I'd like to add my opinions on your 6 points:

Point 3 perhaps doesn't need to be as narrow as 'impact incentives' but
just incentives to use and rely on the database whether that be for
creating your own list of publications or for doing a more general bib
search. Although impact incentives are an excellent example of how this
might work, they are just one example and not necessarily essential from
the start - there simply needs to be some incentive to rely on the
system for something and not just be a black hole where authors send
their documents never to be seen by them again.

Point 4 (or a new point) I would also add needs to be someone or some
people who can also look out for sources (eg authors web sites, other
repositories, even hard copy archives of older papers) that contain
papers that are relevant to your institution and look at ways to add
those either manually or automatically.

For example, we download a lot of our full text direct from
easy way to add content and avoids having to get authors to deposit in
both repositories. We are also about to start downloading full text
papers direct from APS who have given permission to put their published
versions of our own papers in our own archive.

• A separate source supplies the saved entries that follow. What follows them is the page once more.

template <int DP, int QT, int NWAVE, bool PAIR>
__global__ __launch_bounds__(64 * NWAVE) void attn_bwd_dq_kernel(AttnBwdArgs p) {
    constexpr int NT = 64 * NWAVE;
    constexpr int BLOCK_M = NWAVE * QT * 16;
    constexpr int CH = DP / 8;
    constexpr int STRIDE = DP * 2 + 32;
    constexpr int DS = DP / 32, DT = DP / 16;
    constexpr int LOADS = (BT * CH) / NT;
    static_assert((BT * CH) % NT == 0, "tile chunks must divide evenly over threads");

    extern __shared__ __attribute__((aligned(16))) char smem[];
    char* Ks = smem;
    char* Vs = smem + BT * STRIDE;

    const int tid = threadIdx.x, lane = tid & 63;
    const int wid = __builtin_amdgcn_readfirstlane(tid >> 6);
    const int g = lane >> 4, c = lane & 15;
    const Wg3 wg = xcd_decode3(p.gx, p.gy);
    const int seg = wg.z, hq = wg.y;
    const int hk = hq / (p.Hq / p.Hkv);
    const int qs = p.cu_q[seg], Lq = p.cu_q[seg + 1] - qs;
    const int ks = p.cu_k[seg], Lk = p.cu_k[seg + 1] - ks;
    const int shift = Lk - Lq;
    const int nqb = (Lq + BLOCK_M - 1) / BLOCK_M;
    int qb_first = wg.x, qb_second = -1;
    if constexpr (PAIR) {
        qb_first = nqb - 1 - wg.x;
        qb_second = wg.x;
        if (qb_second > qb_first) return;
        if (qb_second == qb_first) qb_second = -1;
    } else if (qb_first >= nqb) {
        return;
    }
    for (int pass = 0; pass < (PAIR ? 2 : 1); ++pass) {
    const int qbi = pass == 0 ? qb_first : qb_second;
    if (qbi < 0) break;
    if (pass == 1) __syncthreads();
    const int qb0 = qbi * BLOCK_M;
    const int qw0 = qb0 + wid * (QT * 16);

    bf16x8 qf[QT][DS], dof[QT][DS];
    float lse2[QT], dl[QT];
#pragma unroll
    for (int t = 0; t < QT; ++t) {
        const int qi = qw0 + t * 16 + c;
        const bool ok = qi < Lq;
#pragma unroll
        for (int ds = 0; ds < DS; ++ds) {
            const int d = ds * 32 + g * 8;
            u32x4 z = {0u, 0u, 0u, 0u}, y = {0u, 0u, 0u, 0u};
            if (ok && d < p.D) {
                z = *(const u32x4*)(p.q + (long)(qs + qi) * p.q_st + (long)hq * p.q_sh + d);
                y = *(const u32x4*)(p.dout + (long)(qs + qi) * p.do_st + (long)hq * p.do_sh + d);
            }
            qf[t][ds] = __builtin_bit_cast(bf16x8, z);
            dof[t][ds] = __builtin_bit_cast(bf16x8, y);
        }
        lse2[t] = ok ? p.lse[(long)hq * p.total_q + qs + qi] * 1.4426950408889634f : 0.f;
    }
#pragma unroll
    for (int t = 0; t < QT; ++t) {
        const int qi = qw0 + t * 16 + c;
        const bool ok = qi < Lq;
        float dp = 0.f;
#pragma unroll
        for (int ds = 0; ds < DS; ++ds) {
            const int d = ds * 32 + g * 8;
            if (ok && d < p.D) {
                const u32x4 ov = *(const u32x4*)(p.o + (long)(qs + qi) * p.o_st + (long)hq * p.o_sh + d);
                const u32x4 dv = __builtin_bit_cast(u32x4, dof[t][ds]);
#pragma unroll
                for (int i = 0; i < 4; ++i) {
                    dp += __uint_as_float(ov[i] << 16) * __uint_as_float(dv[i] << 16);
                    dp += __uint_as_float(ov[i] & 0xffff0000u) * __uint_as_float(dv[i] & 0xffff0000u);
                }
            }
        }
        dp += __shfl_xor(dp, 16, 64);
        dp += __shfl_xor(dp, 32, 64);
        dl[t] = ok ? dp : 0.f;
        if (ok && g == 0) p.delta[(long)hq * p.total_q + qs + qi] = dp;
    }

    f32x4 dqacc[QT][DT];
#pragma unroll
    for (int t = 0; t < QT; ++t)
#pragma unroll
        for (int d = 0; d < DT; ++d) dqacc[t][d] = f32x4{0.f, 0.f, 0.f, 0.f};

    int kv_end = Lk;
    if (p.causal) kv_end = min(Lk, qb0 + BLOCK_M + shift);
    if (kv_end < 0) kv_end = 0;
    const int ntiles = (kv_end + BT - 1) / BT;

    u32x4 kreg[LOADS], vreg[LOADS];
    auto load_tile = [&](int kt) {
#pragma unroll
        for (int i = 0; i < LOADS; ++i) {
            const int idx = tid + i * NT;
            const int r = idx / CH, ch = idx % CH;
            const int key = kt * BT + r;
            u32x4 zk = {0u, 0u, 0u, 0u}, zv = {0u, 0u, 0u, 0u};
            if (key < Lk && ch * 8 < p.D) {
                zk = *(const u32x4*)(p.k + (long)(ks + key) * p.k_st + (long)hk * p.k_sh + ch * 8);
                zv = *(const u32x4*)(p.v + (long)(ks + key) * p.v_st + (long)hk * p.v_sh + ch * 8);
            }
            kreg[i] = zk;
            vreg[i] = zv;
        }
    };
    auto store_tile = [&]() {
#pragma unroll
        for (int i = 0; i < LOADS; ++i) {
            const int idx = tid + i * NT;
            const int r = idx / CH, ch = idx % CH;
            *(u32x4*)(Ks + r * STRIDE + ch * 16) = kreg[i];
            *(u32x4*)(Vs + r * STRIDE + ch * 16) = vreg[i];
        }
    };

    if (ntiles > 0) load_tile(0);
    for (int kt = 0; kt < ntiles; ++kt) {
        __syncthreads();
        store_tile();
        __syncthreads();
        if (kt + 1 < ntiles) load_tile(kt + 1);
        const int k0 = kt * BT;
        const bool need_mask = (k0 + BT > Lk) || (p.causal && (k0 + BT - 1 > qb0 + shift));
#pragma unroll
        for (int t = 0; t < QT; ++t) {
            const int qi = qw0 + t * 16 + c;
            f32x4 s[4], dp[4];
#pragma unroll
            for (int j = 0; j < 4; ++j) { s[j] = f32x4{0.f, 0.f, 0.f, 0.f}; dp[j] = f32x4{0.f, 0.f, 0.f, 0.f}; }
#pragma unroll
            for (int j = 0; j < 4; ++j)
#pragma unroll
                for (int ds = 0; ds < DS; ++ds) {
                    bf16x8 kf = *(const bf16x8*)(Ks + (j * 16 + c) * STRIDE + ds * 64 + g * 16);
                    bf16x8 vf = *(const bf16x8*)(Vs + (j * 16 + c) * STRIDE + ds * 64 + g * 16);
                    s[j] = __builtin_amdgcn_mfma_f32_16x16x32_bf16(kf, qf[t][ds], s[j], 0, 0, 0);
                    dp[j] = __builtin_amdgcn_mfma_f32_16x16x32_bf16(vf, dof[t][ds], dp[j], 0, 0, 0);
                }
            bf16x8 dsf[2];
#pragma unroll
            for (int ss = 0; ss < 2; ++ss) {
                float e[8];
#pragma unroll
                for (int u = 0; u < 8; ++u) {
                    const int j = 2 * ss + (u >> 2), r = u & 3;
                    float pr = __builtin_amdgcn_exp2f(s[j][r] * p.scale_log2 - lse2[t]);
                    if (need_mask) {
                        const int key = k0 + j * 16 + 4 * g + r;
                        const bool ok = (key < Lk) && (!p.causal || key <= qi + shift);
                        pr = ok ? pr : 0.f;
                    }
                    if (qi >= Lq) pr = 0.f;
                    e[u] = pr * (dp[j][r] - dl[t]) * p.scale;
                }
                u32x4 pk;
                pk[0] = pack_bf2(e[0], e[1]); pk[1] = pack_bf2(e[2], e[3]); pk[2] = pack_bf2(e[4], e[5]); pk[3] = pack_bf2(e[6], e[7]);
                dsf[ss] = __builtin_bit_cast(bf16x8, pk);
            }
#pragma unroll
            for (int d = 0; d < DT; ++d)
#pragma unroll
                for (int ss = 0; ss < 2; ++ss) {
                    const char* a0 = Ks + (ss * 32 + 4 * g + (c >> 2)) * STRIDE + (d * 16 + 4 * (c & 3)) * 2;
                    bf16x4 lo = __builtin_amdgcn_ds_read_tr16_b64_v4bf16((__attribute__((address_space(3))) bf16x4*)(a0));
                    bf16x4 hi = __builtin_amdgcn_ds_read_tr16_b64_v4bf16((__attribute__((address_space(3))) bf16x4*)(a0 + 16 * STRIDE));
                    bf16x8 kt8;
                    kt8[0] = lo[0]; kt8[1] = lo[1]; kt8[2] = lo[2]; kt8[3] = lo[3];
                    kt8[4] = hi[0]; kt8[5] = hi[1]; kt8[6] = hi[2]; kt8[7] = hi[3];
                    dqacc[t][d] = __builtin_amdgcn_mfma_f32_16x16x32_bf16(kt8, dsf[ss], dqacc[t][d], 0, 0, 0);
                }
        }
    }
#pragma unroll
    for (int t = 0; t < QT; ++t) {
        const int qi = qw0 + t * 16 + c;
        if (qi < Lq) {
            unsigned short* row = p.dq + (long)(qs + qi) * p.dq_st + (long)hq * p.dq_sh;
#pragma unroll
            for (int d = 0; d < DT; ++d) {
                const int dd = d * 16 + 4 * g;
                if (dd < p.D) {
                    u32x2 pk;
                    pk[0] = pack_bf2(dqacc[t][d][0], dqacc[t][d][1]);
                    pk[1] = pack_bf2(dqacc[t][d][2], dqacc[t][d][3]);
                    *(u32x2*)(row + dd) = pk;
                }
            }
        }
    }
    }
}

I think without this kind of activity we'll always be a long way from
reaching 100%. And as we know, the more content you have the more people
are likely to add their own so it makes sense to spend some time on this
to help build your coverage. Whether for new repositories it should be a
job done right from the start or one that needs to be started once you
have squeezed all your individual uploaders I can't say.

Point 5 is currently ignored here at CERN as collection of preprints
happened before any publishers had given any thought to defining what
they allowed, but this might be something we have to pick up on in
future. However, I wholeheartedly agree that with so many authors having
concerns about this it makes sense to start out like this from the

All these points seem to me to be excellent guidelines for starting up.


Joanne Yeomans
Office 3/1-012, DSU/SI Service
Mail address:
Mailbox C27810
CERN CH 1211 Geneva 23
Tel: 70548 (externally dial +41 22 76 70548)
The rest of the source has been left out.